For hockey we have the lumberjacks Here in town, once they can adnvance they hit grand rapids where i work and play for the griffins. The griffins have lots of great players and many red wings also. They have dollar dog and beer night and it's about the cheapest beat hockey you'll ever see. 

In the same town the white caps baseball team has lots of great talent and some tigers players roll through there. 

I grew up playing hockey on farm ponds but never Got noticed.

Reactions: Way Cool 2


----------



## Mike1950

Kevin said:


> Sorry I forgot you guys always preferred to be referred to as plastered.


 
Now you are talkin

Reactions: Funny 1 | Way Cool 1


----------



## Kevin

5 more hours and it's on again . . . .


----------



## Kevin

I think if we squeak by the Blues we have a legit shot at the cup. I don't see the Panguns Islansers or Lightning stopping us. Sharks Preds or Caps don't scare me either.


----------



## ripjack13

Kevin said:


> Sorry I forgot you guys always preferred to be referred to as plastered.

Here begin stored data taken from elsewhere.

__global__ __launch_bounds__(256) void plan_frame_start_kernel(uint4* __restrict__ ff, size_t nvec, int fill_blocks,
                                                               const int* __restrict__ pix, const int* __restrict__ n_ptr, int cap,
                                                               int units, uint4* __restrict__ hi, uint4* __restrict__ lo,
                                                               unsigned* __restrict__ frame_max, int n_frame_max) {
  if (blockIdx.x == 0 && (int)threadIdx.x < n_frame_max) frame_max[threadIdx.x] = 0u;
  if ((int)blockIdx.x < fill_blocks) {
    for (size_t i = (size_t)blockIdx.x * 256 + threadIdx.x; i < nvec; i += (size_t)fill_blocks * 256)
      ff[i] = make_uint4(0xFFFFFFFFu, 0xFFFFFFFFu, 0xFFFFFFFFu, 0xFFFFFFFFu);
    return;
  }
  const long long total = (long long)min(*n_ptr, cap) * units;
  const int nb = gridDim.x - fill_blocks;
  for (long long t = (long long)(blockIdx.x - fill_blocks) * 256 + threadIdx.x; t < total; t += (long long)nb * 256) {
    const size_t o = (size_t)pix[t / units] * units + (size_t)(t % units);
    hi[o] = make_uint4(0u, 0u, 0u, 0u);
    lo[o] = make_uint4(0u, 0u, 0u, 0u);
  }
}

static int plan_own_planes(v3d_backbone* p, void* dense_hi, void* dense_lo, bool& own) {
  own = false;
  if (!dense_hi && !dense_lo) return V3D_OK;
  if ((dense_hi == p->bev_hi) != (dense_lo == p->bev_lo)) return V3D_EINVAL;
  own = dense_hi == p->bev_hi;
  return V3D_OK;
}

static int plan_frame_start(v3d_backbone* p, void* dense_hi, void* dense_lo, hipStream_t st) {
  bool own;
  int rc = plan_own_planes(p, dense_hi, dense_lo, own);
  if (rc) return rc;
  if (!own || (p->ff_bytes & 15) || ((uintptr_t)p->ff_begin & 15) || (p->out_channels * p->stages.back().shape[0]) % 8) {
    V3D_CHECK_HIP(v3d_fill_async(p->ff_begin, 0xFF, p->ff_bytes, st));
    V3D_CHECK_HIP(v3d_fill_async(p->frame_max, 0, (p->layers.size() + 1) * sizeof(unsigned), st));
    if (!own) return V3D_OK;
    const PlanStage& sl = p->stages.back();
    return v3d_i_bev_clear_pixels(p->bev_pix, p->bev_pix_n, sl.cap, p->out_channels * sl.shape[0], p->bev_hi, p->bev_lo, st);
  }
  const PlanStage& sl = p->stages.back();
  const int units = p->out_channels * sl.shape[0] / 8;
  const size_t nvec = p->ff_bytes / 16;
  const int fill_blocks = (int)std::min<size_t>((nvec + 255) / 256, 4096);
  const int clear_blocks = (int)std::min<long long>(v3d_ceil_div((long long)sl.cap * units, 256), 1024);
  hipLaunchKernelGGL(plan_frame_start_kernel, dim3(fill_blocks + clear_blocks), dim3(256), 0, st, (uint4*)p->ff_begin, nvec, fill_blocks,
                     p->bev_pix, p->bev_pix_n, sl.cap, units, (uint4*)p->bev_hi, (uint4*)p->bev_lo, p->frame_max, (int)p->layers.size() + 1);
  V3D_CHECK_LAUNCH();
  return V3D_OK;
}

__global__ __launch_bounds__(64) void plan_quiet_check_kernel(const float* __restrict__ act_tab, const unsigned* __restrict__ seen,
                                                              const int32_t* const* __restrict__ entry_rows, int n_entries,
                                                              int* __restrict__ flag) {
  bool quiet = false;
  for (int l = 1 + (int)threadIdx.x; l < n_entries; l += 64)
    quiet |= seen[l] == 0u && *entry_rows[l] > 0 && act_tab[4 * l + 3] != 0.f;
  if (__ballot(quiet) != 0ull && threadIdx.x == 0) atomicMax(flag, V3D_FLAG_QUIET);
}

static int plan_clear_own_planes(v3d_backbone* p, void* dense_hi, void* dense_lo, hipStream_t st) {
  bool own;
  int rc = plan_own_planes(p, dense_hi, dense_lo, own);
  if (rc || !own) return rc;
  const PlanStage& sl = p->stages.back();
  return v3d_i_bev_clear_pixels(p->bev_pix, p->bev_pix_n, sl.cap, p->out_channels * sl.shape[0], p->bev_hi, p->bev_lo, st);
}

extern "C" int v3d_backbone_set_throughput_mode(v3d_backbone* p, int on) {
  if (!p) return V3D_EINVAL;
  p->ring_tiles_min = on ? 4 : 2;
  p->fp32_rows = !on;
  return V3D_OK;
}

extern "C" int v3d_backbone_bev_planes(v3d_backbone* p, void** hi, void** lo) {
  if (!p || !hi || !lo) return V3D_EINVAL;
  *hi = p->bev_hi;
  *lo = p->bev_lo;
  return V3D_OK;
}

extern "C" int v3d_backbone_set_precision(v3d_backbone* p, int prec) {
  if (!p || (prec != V3D_PREC_BF16X3 && prec != V3D_PREC_F16S)) return V3D_EINVAL;
  p->prec = prec;
  return V3D_OK;
}
extern "C" int v3d_backbone_precision(const v3d_backbone* p) { return p ? p->prec : V3D_EINVAL; }

extern "C" int v3d_backbone_set_presplit(v3d_backbone* p, int on) {
  if (!p) return V3D_EINVAL;
  p->presplit = on != 0;
  return V3D_OK;
}

extern "C" float* v3d_backbone_act_scales(v3d_backbone* p) { return p ? p->act_tab : nullptr; }

extern "C" int v3d_backbone_set_calibrating(v3d_backbone* p, int on) {
  if (!p) return V3D_EINVAL;
  p->calibrating = on != 0;
  return V3D_OK;
}

extern "C" int v3d_backbone_calibrate(v3d_backbone* p, int headroom_bits, v3d_stream_t stream) {
  if (!p || headroom_bits < 0 || headroom_bits > 12) return V3D_EINVAL;
  for (size_t l = 0; l <= p->layers.size(); l++) {
    const float* rows = l == 0 ? p->mean : p->layers[l - 1].out;
    const int C = l == 0 ? p->cfg.point_channels : p->layers[l - 1].d.cout;
    const PlanStage& sg = p->stages[l == 0 ? 0 : p->layers[l - 1].stage_out];
    int rc = v3d_act_scale_from_rows(rows, sg.n_dev, sg.cap, C, headroom_bits, p->act_tab + 4 * l, nullptr, stream);
    if (rc) return rc;
  }
  return V3D_OK;
}

extern "C" int v3d_backbone_forward(v3d_backbone* p, const float* points, int n_points,
                                     const int32_t* frame_offsets_host, int B, float* dense_out, void* dense_hi,
                                     void* dense_lo, v3d_stream_t stream) {
  if (!p || !frame_offsets_host || B < 1 || B > p->cfg.max_batch || n_points < 0 || n_points > p->cfg.max_points)
    return V3D_EINVAL;
  hipStream_t st = (hipStream_t)stream;
  const v3d_backbone_config& c = p->cfg;
  PlanStage& s0 = p->stages[0];
  {
    const int rcc = plan_frame_start(p, dense_hi, dense_lo, st);
    if (rcc) return rcc;
  }
  const bool vox_hash = !p->layers.empty() && p->layers[0].d.subm && p->layers[0].builds_rulebook;
  int rc = v3d_i_voxelize(points, n_points, c.point_channels, frame_offsets_host, B, c.voxel_size, c.bounds, c.max_pts,
                          c.max_voxels, nullptr, s0.coords, p->occupancy, p->mean, s0.n_dev, p->vox_ws, p->vox_ws_bytes, 0,
                          vox_hash ? &s0.hash : nullptr, s0.shape, st);
  if (rc) return rc;
  return plan_run_layers(p, B, vox_hash, dense_out, dense_hi, dense_lo, st);
}

extern "C" int v3d_backbone_forward_reuse(v3d_backbone* p, int B, float* dense_out, void* dense_hi, void* dense_lo,
                                          v3d_stream_t stream) {
  if (!p || B < 1 || B > p->cfg.max_batch) return V3D_EINVAL;
  {
    const int rcc = plan_clear_own_planes(p, dense_hi, dense_lo, (hipStream_t)stream);
    if (rcc) return rcc;
  }
  return plan_run_layers(p, B, true, dense_out, dense_hi, dense_lo, (hipStream_t)stream, true);
}

extern "C" int v3d_backbone_forward_voxels(v3d_backbone* p, const float* voxel_mean, const int32_t* coords, int n_voxels, int B,
                                           float* dense_out, void* dense_hi, void* dense_lo, v3d_stream_t stream) {
  if (!p || !voxel_mean || !coords || B < 1 || B > p->cfg.max_batch || n_voxels < 0 || n_voxels > p->stages[0].cap)
    return V3D_EINVAL;
  hipStream_t st = (hipStream_t)stream;
  PlanStage& s0 = p->stages[0];
  {
    const int rcc = plan_frame_start(p, dense_hi, dense_lo, st);
    if (rcc) return rcc;
  }
  if (n_voxels > 0) {
    V3D_CHECK_HIP(hipMemcpyAsync(s0.coords, coords, (size_t)n_voxels * 4 * sizeof(int32_t), hipMemcpyDeviceToDevice, st));
    V3D_CHECK_HIP(hipMemcpyAsync(p->mean, voxel_mean, (size_t)n_voxels * p->cfg.point_channels * sizeof(float),
                                 hipMemcpyDeviceToDevice, st));
  }
  V3D_CHECK_HIP(hipMemsetD32Async((hipDeviceptr_t)s0.n_dev, n_voxels, 1, st));
  return plan_run_layers(p, B, false, dense_out, dense_hi, dense_lo, st);
}

static bool plan_next_strided(v3d_backbone* p, size_t l, int stage, std::vector<char>* cand_done, V3dRbCandNext& nx) {
  if (!cand_done) return false;
  for (size_t m = l + 1; m < p->layers.size(); m++) {
    PlanLayer& M = p->layers[m];
    if (!M.builds_rulebook || M.d.subm || M.stage_in != stage) continue;
    if ((*cand_done)[m]) return false;
    PlanStage &mi = p->stages[M.stage_in], &mo = p->stages[M.stage_out];
    nx.coords_in = mi.coords; nx.n_in = mi.n_dev; nx.cap_in = mi.cap; nx.shape = mi.shape;
    nx.ksize = M.d.ksize; nx.stride = M.d.stride; nx.padding = M.d.padding;
    nx.out = mo.hash; nx.first_ticket = mo.first_ticket; nx.cand_slot = p->cand_slot[M.cand_buf];
    nx.overflow = p->overflow + m; nx.overflow_any = p->overflow + p->layers.size();
    (*cand_done)[m] = 1;
    return true;
  }
  return false;
}

struct PlanRbQueue {
  std::vector<RbStep> steps;
  std::vector<int> rb_step;
  size_t launched = 0;
};
static int plan_rb_flush(PlanRbQueue& q, int upto , hipStream_t st) {
  while ((int)q.launched <= upto && q.launched < q.steps.size()) {
    const int rc = v3d_i_rb_step_launch(q.steps[q.launched++], st);
    if (rc) return rc;
  }
  return V3D_OK;
}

we call em mud slingers over here....

Reactions: Agree 1


----------



## Kevin

1 more hour......


----------



## Kevin

SSSSCCCCCCCCCCOOOOOOOOORRRRRRRRRRRRRRRREEEEEEEEEEEEEEE!!!!!!!!!!!!!!!!!!!!!!!!!!!!!!!!!!


----------



## Kevin

Dammit. A quick answer.


----------



## Kevin

Dammit.


----------



## SENC

Keep me posted. NASCAR is on.


----------



## Kevin

3 to 1 Blues. Two more periods though and Dallas can score in a hurry. Coach Ruff put a new net minder in.


----------



## Kevin

The energy seems to be with the Blues today.....


----------



## Kevin

Our new goalie Antti Niemi has made some spectacular saves. Keeping us in the game until offense wakes up.....


----------



## Kevin

We're about to go on another powerplay.....


----------



## Kevin

end of the second. Not looking good...


----------



## SENC

Kevin said:


> Our new goalie Antti Niemi has made some spectacular saves. Keeping us in the game until offense wakes up.....


Great name!


----------



## woodman6415

Ssssccccooooorrreeeed


----------



## Kevin

Finally got another one 3-2 and we just going on another pp things turning around for us.....


----------



## woodman6415

Power play


----------



## woodman6415

Shot got goalie


----------



## Kevin

Intense man. So many missed passes. Kept thinking here comes another score...


----------



## Kevin

We keep this pressure on we gonna score. Hitch is changing defense up now tho....


----------



## Kevin

we need a dang goal....


----------



## Kevin

We need two dang goals....


----------



## woodman6415

Lots of shots on goal .... Keep it up one is bound to go in ..... Please


----------



## woodman6415

Blues got some defense


----------



## Kevin

Yeah they do. We're the highest scoring team in the league facing one of the best d..

Reactions: Like 1


----------



## Kevin

YES!!!!!!


----------



## woodman6415

OMG ssscccooorrreeeee


----------



## Kevin

We need another one screw OT


----------



## woodman6415

Brand new game


----------



## Kevin

OT and happy to be in it!


----------



## woodman6415

Dammit


----------



## Kevin

I had lost hope at one time. Watching it with my dad he's a riot. Says he doesn't like hockey but every year this time i come over to force him to watch with me and he loves it lol


----------



## SENC

This is getting fun!

Reactions: Agree 1


----------



## Kevin

Damn. Good game though.


----------



## SENC

Yep, but a stupid penalty. Hate to see that end to a good game.

Reactions: Agree 1


----------



## Kevin

I'm glad I didn't see that mess last night. We were at friends and did not watch any TV but I was checking my phone every now and then and when I saw the score climbing I was happy not to be anywhere near a TV.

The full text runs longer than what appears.